Now about those harms the States are alleging and that Robart apparently simply accepted withut question.  The Executive Order adversely affects the States’ residents in areas of employment, education, business, family relations, and freedom to travel.  In what way?  Robart declined to say.  Further, a 90- to 120-day delay in reentry into the US imparts no serious education harm, only a delay for those students involved.  This is an inconvenience, not a harm.  To the extent the delay impacts employment (unidentified, but lets assume of the delayed immigrants), that’s a matter between the employee and employer, and to the extent legal relief is appropriate here, that is a separate case.  Freedom to travel?  That’s what borders are: no non-citizen has freedom to travel across borders; noncitizens—even visa holders—must have the permission of the receiving nation prior to entering.  Furthermore, existing permission—those visas—can be suspended or revoked at the receiving nation’s discretion.  Family relations?  Sure, these will be interrupted, and that’s a serious inconvenience.  But it’s only an interruption, and it cannot outweigh the Federal government’s interest in the welfare of all of the public or its interest in the nation’s security.

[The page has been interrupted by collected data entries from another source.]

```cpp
template <int GW> __device__ __forceinline__ bool central_normal_wave(const WaveLDS &W, const RobotLDS &Rb, const Params &P, int wlane, Sol &best)
{
    const int lane = wlane & (GW - 1);
    if (!(best.m > 0) || !(best.H0 * best.H0 + best.H1 * best.H1 < 1e-8)) return false;
    double as0 = 0, as1 = 0;
    if (P.norm2) { if (best.i1 >= 0) { as0 = best.l1; as1 = best.l2; } }
    else {
        if (best.i1 >= 0) { as0 += best.l1 * W.A[best.i1][0]; as1 += best.l1 * W.A[best.i1][1]; }
        if (best.i2 >= 0) { as0 += best.l2 * W.A[best.i2][0]; as1 += best.l2 * W.A[best.i2][1]; }
    }
    if (!(as0 * as0 + as1 * as1 >= 1.0 - 1e-9)) return false;
    const int nv = P.norm2 ? 1 : W.npv, nr = Rb.nrv;
    if (nr < 3 || (!P.norm2 && nv < 3) || nv * nr > 64 || nv > GW || nr > GW) return false;
    const double off = P.norm2 ? W.b[2] : 0.0;
    const double ins = rsqrt(as0 * as0 + as1 * as1), u0 = as0 * ins, u1 = as1 * ins;
    bool fail = false; double thi = INFINITY, tlo = INFINITY;
    for (int pi = lane; pi < nv * nr; pi += GW) {
        const int k = pi / nr, j = pi - k * nr;
        const double vx = P.norm2 ? W.b[0] : W.vtx[k][0], vy = P.norm2 ? W.b[1] : W.vtx[k][1];
        const double rx = Rb.rv[j][0], ry = Rb.rv[j][1];
        const double wx = P.px - vx + (P.cs * rx - P.sn * ry), wy = P.py - vy + (P.sn * rx + P.cs * ry);
        const double cj = P.xi0 * rx + P.xi1 * ry + P.kappa0 + off;
        const double n2 = wx * wx + wy * wy;
        if (!(n2 > 0)) fail = fail || cj < 0;
        else {
            const double inw = rsqrt(n2), q = -cj * inw, hx = wx * inw, hy = wy * inw;
            if (q >= 1.0) fail = true;
            else if (q > -1.0) {
                if (u0 * hx + u1 * hy < q - 1e-15) fail = true;
                else {
                    const double sb = sqrt((1.0 - q) * (1.0 + q));
                    const double epx = q * hx - sb * hy, epy = sb * hx + q * hy;
                    const double emx = q * hx + sb * hy, emy = -sb * hx + q * hy;
                    const double cp = u0 * epx + u1 * epy, sp = u0 * epy - u1 * epx;
                    const double cm = u0 * emx + u1 * emy, sm = emx * u1 - emy * u0;
                    double th = INFINITY, tl = INFINITY;
                    if (sp >= 0 && cp > -1.0) th = sp / (1.0 + cp);
                    else if (sp < 0 && sp > -1e-15) th = 0.0;
                    if (sm >= 0 && cm > -1.0) tl = sm / (1.0 + cm);
                    else if (sm < 0 && sm > -1e-15) tl = 0.0;
                    if (th < thi) thi = th;
                    if (tl < tlo) tlo = tl;
                }
            }
        }
    }
    if (Grp<GW>::ballot(fail, wlane)) return false;
    thi = -Grp<GW>::max(-thi); tlo = -Grp<GW>::max(-tlo);
    if (isinf(thi) && isinf(tlo)) return false;
    double chh, shh, chl, shl;
    if (isinf(thi)) { chh = 0; shh = 1; } else { const double r = rsqrt(1.0 + thi * thi); chh = r; shh = thi * r; }
    if (isinf(tlo)) { chl = 0; shl = 1; } else { const double r = rsqrt(1.0 + tlo * tlo); chl = r; shl = tlo * r; }
    const double Cr = chh * chl + shh * shl, Sr = shh * chl - chh * shl;
    const double a0 = u0 * Cr - u1 * Sr, a1 = u1 * Cr + u0 * Sr;
    int i1 = -1, i2 = -1; double l1 = 0, l2 = 0;
    if (P.norm2) { i1 = 0; i2 = 1; l1 = a0; l2 = a1; }
    else {
        const double val = lane < nv ? a0 * W.vtx[lane < nv ? lane : 0][0] + a1 * W.vtx[lane < nv ? lane : 0][1] : -INFINITY, mx = Grp<GW>::max(val);
        const int kb = __ffsll((long long)Grp<GW>::ballot(val == mx, wlane)) - 1;
        decode_pair((int)W.lamc[kb] - 1 - P.E, P.E, i1, i2);
        const double a00 = W.A[i1][0], a01 = W.A[i1][1], a10 = W.A[i2][0], a11 = W.A[i2][1], det = a00 * a11 - a01 * a10;
        l1 = (a0 * a11 - a10 * a1) / det;
        l2 = (a00 * a1 - a0 * a01) / det;
        if (l1 < -1e-9 || l2 < -1e-9) return false;
        if (l1 < 0) l1 = 0;
        if (l2 < 0) l2 = 0;
    }
    const double gx = -(P.cs * a0 + P.sn * a1) - P.xi0, gy = -(-P.sn * a0 + P.cs * a1) - P.xi1;
    int j1, j2; double g1, g2;
    {
        const double val = lane < nr ? gx * Rb.rv[lane < nr ? lane : 0][0] + gy * Rb.rv[lane < nr ? lane : 0][1] : -INFINITY, mx = Grp<GW>::max(val);
        const int jb = __ffsll((long long)Grp<GW>::ballot(val == mx, wlane)) - 1;
        decode_pair((int)Rb.muc[jb] - 1 - P.R, P.R, j1, j2);
        const double a00 = Rb.G[j1][0], a01 = Rb.G[j1][1], a10 = Rb.G[j2][0], a11 = Rb.G[j2][1], det = a00 * a11 - a01 * a10;
        g1 = (gx * a11 - a10 * gy) / det;
        g2 = (a00 * gy - gx * a01) / det;
        if (g1 < -1e-9 || g2 < -1e-9) return false;
        if (g1 < 0) g1 = 0;
        if (g2 < 0) g2 = 0;
    }
    double m = P.kappa0 - g1 * Rb.h[j1] - g2 * Rb.h[j2];
    double H0 = P.xi0 + g1 * Rb.G[j1][0] + g2 * Rb.G[j2][0], H1 = P.xi1 + g1 * Rb.G[j1][1] + g2 * Rb.G[j2][1];
    if (P.norm2) {
        m += l1 * W.q[0] + l2 * W.q[1] - W.q[2];
        H0 += l1 * W.M[0][0] + l2 * W.M[1][0] - W.M[2][0]; H1 += l1 * W.M[0][1] + l2 * W.M[1][1] - W.M[2][1];
    } else {
        m += l1 * W.q[i1] + l2 * W.q[i2];
        H0 += l1 * W.M[i1][0] + l2 * W.M[i2][0]; H1 += l1 * W.M[i1][1] + l2 * W.M[i2][1];
    }
    if (m < 0) return false;
    best.i1 = i1; best.i2 = i2; best.l1 = l1; best.l2 = l2; best.j1 = j1; best.j2 = j2; best.g1 = g1; best.g2 = g2;
    best.m = m; best.H0 = H0; best.H1 = H1;
    return true;
}

__device__ __forceinline__ double lam_of(const Sol &s, int norm2, int e)
{
    if (norm2) {
        if (s.i1 < 0) return 0.0;
        return e == 0 ? s.l1 : (e == 1 ? s.l2 : (e == 2 ? -hypot(s.l1, s.l2) : 0.0));
    }
    return e == s.i1 ? s.l1 : (e == s.i2 ? s.l2 : 0.0);
}
__device__ __forceinline__ double mu_of(const Sol &s, int j) { return j == s.j1 ? s.g1 : (j == s.j2 ? s.g2 : 0.0); }

}

#pragma clang fp contract(fast)
```

rda_planner_amd/csrc/rda_hip.hip:

```cpp
#include <hip/hip_runtime.h>
#include <climits>
#include <cstdio>
#include <cstdlib>
#include <cstring>
#include <vector>
#include <chrono>
#include <memory>
#include <dlfcn.h>
#include "../../include/rda_hip.h"
#include "host_buf.h"
#include "lammuz_device.h"
#include "lammuz_cp_device.h"
#include "lammuz_ip_device.h"
#include "su_device.h"
#include "scene_device.h"
#include "lidar_device.h"
#include "track_device.h"
#include "rollout_device.h"

#define HIPCHK(x) do { hipError_t e_ = (x); if (e_ != hipSuccess) { \
    fprintf(stderr, "librda_hip: %s failed: %s (%s:%d)\n", #x, hipGetErrorString(e_), __FILE__, __LINE__); return RDA_ERR_HIP; } } while (0)

struct Ctrl {
    int stop, iters, su_status, ipm_iters, st_tmp, it_tmp;
// ... 367 lines not shown
    return o;
}

__device__ __forceinline__ void block_partial(const Dev &d, int t, int j, const double (*rowv)[6], int q)
{
    const size_t bi = (size_t)t * d.J + j;
    if (q < NBS) {
        double acc = 0;
        for (int r = 0; r < GS; ++r) acc += rowv[r][q];
        __hip_atomic_store(bsum_arr(d, d.rank) + bi * NBS + q, acc, __ATOMIC_RELAXED, __HIP_MEMORY_SCOPE_AGENT);
    } else if (q == NBS) {
        unsigned long long m = 0;
        for (int r = 0; r < GS; ++r) m |= rowv[r][5] != 0.0 ? 1ull << r : 0ull;
        __hip_atomic_store(bmask_arr(d, d.rank) + bi, m, __ATOMIC_RELAXED, __HIP_MEMORY_SCOPE_AGENT);
    }
}
__device__ __forceinline__ void row_record(double *rv, const Dev &d, const RowOut &o, double px, double py)
{
    const su::RowTerm q = su::row_term(o.ax, o.ay, o.c4, o.c5, o.bl + o.c3, px, py, d.c.max_sd, true);
    rv[0] = q.aa; rv[1] = q.ga; rv[2] = q.gxa; rv[3] = o.res; rv[4] = o.hh; rv[5] = (!d.c.accelerated || q.near) ? 1.0 : 0.0;
}

__device__ __forceinline__ size_t hint_key(const Dev &d, int n, int t)
{
    int key = n;
    if (d.slot_src && n < d.src_used) { const int src = d.slot_src[n]; if (src >= 0 && src < d.src_cap) key = d.c.N + src; }
    return (size_t)t * d.hint_stride + key;
}
__device__ __forceinline__ int hint_read(const Dev &d, int par, int n, int t, bool first)
{
    return d.hint[(size_t)(par ^ 1) * d.hint_len + hint_key(d, n, first && t + 1 < d.c.T ? t + 1 : t)];
}
__device__ __forceinline__ void hint_write(const Dev &d, int par, int n, int t, int v) { d.hint[(size_t)par * d.hint_len + hint_key(d, n, t)] = v; }

__device__ __forceinline__ void lammuz_body(const Dev &d, const int block, const int it)
{
#pragma clang fp contract(on)
    __shared__ lmz::WaveLDS wl[4];
    __shared__ lmz::RobotLDS rb;
    const int T = d.c.T, N = d.c.N, E = d.c.E, R = d.c.R;
    if (d.ctrl->stop) return;
    const int lane = threadIdx.x & 63, wv = threadIdx.x >> 6;
    if (d.obstacle_num == 0) {
        if (block == 0 && d.rank == (N - 1) / d.Nloc)
            for (int t = threadIdx.x; t < T; t += 256) {
                int i = t * d.Nloc + (N - 1) % d.Nloc;
                coef_arr(d, d.rank, 0)[i] = 0; coef_arr(d, d.rank, 1)[i] = 0; coef_arr(d, d.rank, 2)[i] = 0;
                coef_arr(d, d.rank, 8)[i] = coef_arr(d, d.rank, 3)[i];
            }
        return;
    }
    if (threadIdx.x < 2 * R) rb.G[threadIdx.x >> 1][threadIdx.x & 1] = d.G[threadIdx.x];
    if (threadIdx.x >= 64 && threadIdx.x < 64 + R) rb.h[threadIdx.x - 64] = d.h[threadIdx.x - 64];
    if (threadIdx.x >= 128 && threadIdx.x < 128 + 40) rb.muc[threadIdx.x - 128] = d.muc[threadIdx.x - 128];
    if (threadIdx.x >= 192 && threadIdx.x < 192 + 56) (&rb.rv[0][0])[threadIdx.x - 192] = (&d.rv[0][0])[threadIdx.x - 192];
    if (threadIdx.x == 255) { rb.nmv = d.nmv; rb.nrv = d.nrv; }
    const int w = block * 4 + wv;
    int t, nl; unit_of(d, w, t, nl);
    const bool live = t < T && nl < d.Nlive;
    if (!live) { t = 0; nl = 0; }
    const int n = d.rank * d.Nloc + nl;
    lmz::WaveLDS &W = wl[wv];
    const size_t ao = ((size_t)n * d.nt + (d.nt > 1 ? t + 1 : 0)) * E;
    if (lane < 2 * E) W.A[lane >> 1][lane & 1] = d.A[ao * 2 + lane];
    if (lane < E) W.b[lane] = d.b[ao + lane];
    __syncthreads();
// ... 53 lines not shown
        res = (v - prev) * (v - prev); d.mu[o * R + j] = v;
    } else if (lane == E + R) {
        double old = d.z[zi];
        res = (znew - old) * (znew - old); d.z[zi] = znew;
    }
#pragma unroll
    for (int off = 32; off >= 1; off >>= 1) res += __shfl_xor(res, off, 64);
    if (lane == 0) {
        double ax = 0, ay = 0, bl = 0, mh = 0, gx = 0, gy = 0;
        for (int i = 0; i < E; ++i) {
            double v = lmz::lam_of(best, P.norm2, i);
            ax += v * W.A[i][0]; ay += v * W.A[i][1]; bl += v * W.b[i];
        }
        for (int j = 0; j < R; ++j) {
            double v = lmz::mu_of(best, j);
            mh += v * rb.h[j]; gx += v * rb.G[j][0]; gy += v * rb.G[j][1];
        }
        const double hx = gx + P.cs * ax + P.sn * ay, hy = gy - P.sn * ax + P.cs * ay;
        const double xin0 = P.xi0 + hx, xin1 = P.xi1 + hy;
        d.xi[2 * o] = xin0; d.xi[2 * o + 1] = xin1;
        const double im = ax * P.px + ay * P.py - bl - mh;
        const double zetan = zeta + im - dbar - znew;
        d.zeta[zi] = zetan;
        RowOut ro; ro.ax = ax; ro.ay = ay; ro.bl = bl; ro.c3 = mh + znew - zetan; ro.c4 = gx + xin0; ro.c5 = gy + xin1;
        ro.res = res; ro.hh = hx * hx + hy * hy;
        store_row(d, k, ro);
    }
}
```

The extension of these individual harms to the States is too far a reach.  The States by virtue of their roles as parens patriae of the residents living within their borders, indeed, but the people whose travel is being interrupted aren’t known to be residents.  Many of them may well have established residency, but there was no showing that all of them have or even a showing that a significant fraction of them have.  (From this, it’s even not clear that the States have standing to bring their suit—another matter unsubstantiated here.)

Clearly, these matters affect only a subset of the delayed travelers, to the extent they affect any—yet Robart’s order lets in, without delay, those unaffected, too; the TRO is not properly limited to those claimed to be harmed.

The States themselves are harmed by virtue of the damage…inflicted upon the operations and missions of their public universities and other institutions of higher learning, as well as injury to the States’ operations, tax bases, and public funds?  This is an even bigger reach.  Any students affected by the EO are so few in number as to be a drop in the bucket compared to the schools’ populations.  Nor are the States’ governments’ or government facilities’ materially harmed—nor even trivially harmed—by the delayed entry of these travelers.  Robarts declined even to say how these delays impact public revenues.

This is a bad, wholly unsubstantiated TRO, and it should be dismissed out of hand.

4 thoughts on “Judge James Robart’s TRO

  1. Pingback: Disingenuous Targeting | A Plebe's Site

    • This is an aspect of lower court, especially district court, nominations and confirmations that the NLMSM generally chooses to ignore, and it’s not just the present-day NLMSM that elides it.
      District judges, while nominally sent in by the President (he’s the one with the official authority, after all) generally are put up by the Senator or a Senator’s ally in whose State the Federal district falls. Usually such nomination proposals are offered without partisanship beyond that of a Senator proposing someone of similar judicial philosophy, but too often they’re the result of rank partisanship like Murray’s.
      And of a President too loathe to leave that seat empty rather than accede to an ideologue like Robart occupying it.
      The NLMSM would do well to give more attention to the judge’s nomination history than just identifying the party of the President and the President who formally nominated him.